Work to complete:
Output only the lines of the entries that follow, starting at the one with "constexpr (std::is_same<Src, CameraSource>::value)" and running down to the one with "hipSuccess) return e;", both included and unchanged.
Segment Start: Dataset
diff --git a/octree_ray_tracing_amd/csrc/och_internal.h b/octree_ray_tracing_amd/csrc/och_internal.h
--- a/octree_ray_tracing_amd/csrc/och_internal.h
+++ b/octree_ray_tracing_amd/csrc/och_internal.h
@@ -5,6 +5,7 @@
 #include <vector>
 
 #include "../../include/och_gpu.h"
+#include "och_tile_class.h"
 #include "och_tiles.h"
 
 namespace och {
@@ -26,6 +27,8 @@
     int32_t cull;
     float cull_lo[3], cull_hi[3];
     int32_t cam_cull;
+    int32_t tile_class;
+    uint32_t *class_fails;
 };
 
 constexpr double kCameraCullRcpError = 0x1p-10;
diff --git a/octree_ray_tracing_amd/csrc/och_kernels.hip b/octree_ray_tracing_amd/csrc/och_kernels.hip
--- a/octree_ray_tracing_amd/csrc/och_kernels.hip
+++ b/octree_ray_tracing_amd/csrc/och_kernels.hip
@@ -568,6 +568,7 @@
     static constexpr bool kTileTable = true;
     och_camera cam[kMaxViews];
     CameraView view[kMaxViews];
+    TileClassView cls[kMaxViews];
     int32_t row_chunk, shard, n_shards, slice_rows, width, height;
     uint32_t slice_pixels, n_tiles;
     const uint2 *tiles;
@@ -584,6 +585,11 @@
     {
         return get_tile_culled(tile(wave_base), lane, P, cull, o, d, out, miss);
     }
+    __device__ __forceinline__ int classed(uint2 e, bool cull) const
+    {
+        if (!cull || (e.x & (kTileInside | kTileRows | kTileSplit | kTileEmpty)) != kTileInside) return kClassUnknown;
+        return tile_class(cls[(e.x >> 16) & 15u], (int32_t)(e.x & 0xFFFFu), (int32_t)(e.y & 0xFFFFu));
+    }
     __device__ __forceinline__ bool get_tile_culled(uint2 e, uint32_t lane, const DevPool &P, bool cull, float *o, float *d,
                                                     uint32_t &out, bool &miss) const
     {
@@ -591,11 +597,17 @@
         int col, srow, row;
         miss = false;
         if (!locate(e, lane, view, col, srow, row)) return false;
+        out = view * slice_pixels + (uint32_t)srow * (uint32_t)width + (uint32_t)col;
+        cull = cull && P.cam_cull;
+        const int cls_of = classed(e, cull);
+        if (cls_of == kClassSky) {
+            miss = true;
+            return true;
+        }
         const och_camera &C = cam[view];
-        out = view * slice_pixels + (uint32_t)srow * (uint32_t)width + (uint32_t)col;
         float ru, rv, rw;
         camera_rot(C, col, row, ru, rv, rw);
-        if (cull && P.cam_cull && camera_proven_miss(this->view[view], ru, rv, rw)) {
+        if (cull && cls_of != kClassGround && camera_proven_miss(this->view[view], ru, rv, rw)) {
             miss = true;
             return true;
         }
@@ -853,6 +865,19 @@
     }
     if (cost && threadIdx.x == 0) cost[blk] = (uint32_t)(__builtin_amdgcn_s_memtime() - c0);
     if (stamps) stamp(stamps, stamp_cap, t0, 64);
+}
+
+__global__ void k_class_verify(DevPool P, CameraSource S, bool cull)
+{
+    const uint32_t lane = threadIdx.x & 63u;
+    const uint2 e = S.tile(blockIdx.x * blockDim.x + (threadIdx.x & ~63u));
+    uint32_t view;
+    int col, srow, row;
+    if ((e.x >> 31) || !S.locate(e, lane, view, col, srow, row)) return;
+    if (S.classed(e, cull && P.cam_cull) != kClassSky) return;
+    float ru, rv, rw;
+    camera_rot(S.cam[view], col, row, ru, rv, rw);
+    if (!camera_proven_miss(S.view[view], ru, rv, rw)) atomicAdd(P.class_fails, 1u);
 }
 
 template <uint32_t kBit>
@@ -1409,6 +1434,15 @@
     if constexpr (Src::kTileTable) {
         if (!tiles_fit(sc, block)) return hipErrorInvalidValue;
         const bool diag = sc.cost || sc.stamps;
+        if constexpr (std::is_same<Src, CameraSource>::value) {
+            if (diag && p.tile_class == 2 && p.class_fails) {
+                clear_pending_error(__func__);
+                hipLaunchKernelGGL(k_class_verify, dim3(sc.tiles_grid), dim3(block), 0, stream, p, s,
+                                   kCount ? p.cull == 2 : p.cull != 0);
+                const hipError_t e = hipGetLastError();
+                if (e != hipSuccess) return e;
+            }
+        }
         if (sc.split_tasks) {
             if constexpr (kPacked && !kCount) {
                 if (block != 64) return hipErrorInvalidValue;
@@ -1482,6 +1516,7 @@
             V.hi[a] = hi - o;
             V.pos_ok &= (o > 1.0F && o < 2.0F) ? 1 : 0;
         }
+        src.cls[v] = tile_class_view(f.cams[v], p.cull_lo, p.cull_hi, p.cull != 0 && p.cam_cull != 0, p.tile_class);
     }
     src.row_chunk = f.row_chunk;
     src.shard = f.shard;
diff --git a/octree_ray_tracing_amd/csrc/och_pool.cpp b/octree_ray_tracing_amd/csrc/och_pool.cpp
--- a/octree_ray_tracing_amd/csrc/och_pool.cpp
+++ b/octree_ray_tracing_amd/csrc/och_pool.cpp
@@ -699,6 +699,19 @@
         return OCH_OK;
     case OCH_OPT_SPLIT_TILES:
         return fail(OCH_E_INVALID, "OCH_OPT_SPLIT_TILES is read-only");
+    case OCH_OPT_TILE_CLASS:
+        if (value < 0 || value > 3) return fail(OCH_E_INVALID, "tile class must be 0..3");
+        if (value == 2) {
+            DeviceGuard g(p->device);
+            if (!g.ok) return fail(OCH_E_HIP, "hipSetDevice(%d) failed", p->device);
+            hipError_t e = p->d_class_fails.reserve(1);
+            if (e == hipSuccess) e = hipMemsetAsync(p->d_class_fails.d, 0, sizeof(uint32_t), p->stream());
+            if (e != hipSuccess) return fail(OCH_E_HIP, "tile class counter: %s", hipGetErrorString(e));
+        }
+        p->opt_tile_class = value;
+        return OCH_OK;
+    case OCH_OPT_TILE_CLASS_FAILS:
+        return fail(OCH_E_INVALID, "OCH_OPT_TILE_CLASS_FAILS is read-only");
     case 0: case 2: case 3: case 7: case 9: case 12: case 13:
         return retired_option(option);
     default:
@@ -721,6 +734,19 @@
     case OCH_OPT_SPLIT_SEGS: *value = p->opt_split_segs; return OCH_OK;
     case OCH_OPT_SPLIT_LEVEL: *value = p->opt_split_level; return OCH_OK;
     case OCH_OPT_SPLIT_TILES: *value = (int)p->split.tiles; return OCH_OK;
+    case OCH_OPT_TILE_CLASS: *value = p->opt_tile_class; return OCH_OK;
+    case OCH_OPT_TILE_CLASS_FAILS: {
+        *value = 0;
+        if (!p->d_class_fails.d) return OCH_OK;
+        DeviceGuard g(p->device);
+        if (!g.ok) return fail(OCH_E_HIP, "hipSetDevice(%d) failed", p->device);
+        uint32_t n = 0;
+        hipError_t e = hipStreamSynchronize(p->stream());
+        if (e == hipSuccess) e = hipMemcpy(&n, p->d_class_fails.d, sizeof n, hipMemcpyDeviceToHost);
+        if (e != hipSuccess) return fail(OCH_E_HIP, "tile class counter: %s", hipGetErrorString(e));
+        *value = (int)(n > 0x7FFFFFFFu ? 0x7FFFFFFFu : n);
+        return OCH_OK;
+    }
     case 0: case 2: case 3: case 7: case 9: case 12: case 13:
         return retired_option(option);
     default: return fail(OCH_E_INVALID, "unknown option %d", option);
diff --git a/octree_ray_tracing_amd/csrc/och_pool.h b/octree_ray_tracing_amd/csrc/och_pool.h
--- a/octree_ray_tracing_amd/csrc/och_pool.h
+++ b/octree_ray_tracing_amd/csrc/och_pool.h
@@ -79,6 +79,8 @@
     int opt_split = 0;
     int opt_split_segs = 4;
     int opt_split_level = 6;
+    int opt_tile_class = 1;
+    och::DevBuf<uint32_t> d_class_fails;
     hipEvent_t next_ev_start = nullptr;
     hipEvent_t next_ev_stop = nullptr;
     bool box_any = false;
@@ -142,6 +144,8 @@
         p.dim_span = (1u << 22) - p.dim_lo;
         p.cull = box_any ? opt_cull : 0;
         p.cam_cull = lut_error <= och::kCameraCullRcpError ? 1 : 0;
+        p.tile_class = opt_tile_class == 2 && !d_class_fails.d ? 1 : opt_tile_class;
+        p.class_fails = d_class_fails.d;
         for (int a = 0; a < 3; ++a) {
             p.cull_lo[a] = 1.0F + std::ldexp((float)box_lo[a], -depth);
             p.cull_hi[a] = 1.0F + std::ldexp((float)box_hi[a], -depth);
Segment End: Dataset
Reply:
+        if constexpr (std::is_same<Src, CameraSource>::value) {
+            if (diag && p.tile_class == 2 && p.class_fails) {
+                clear_pending_error(__func__);
+                hipLaunchKernelGGL(k_class_verify, dim3(sc.tiles_grid), dim3(block), 0, stream, p, s,
+                                   kCount ? p.cull == 2 : p.cull != 0);
+                const hipError_t e = hipGetLastError();
+                if (e != hipSuccess) return e;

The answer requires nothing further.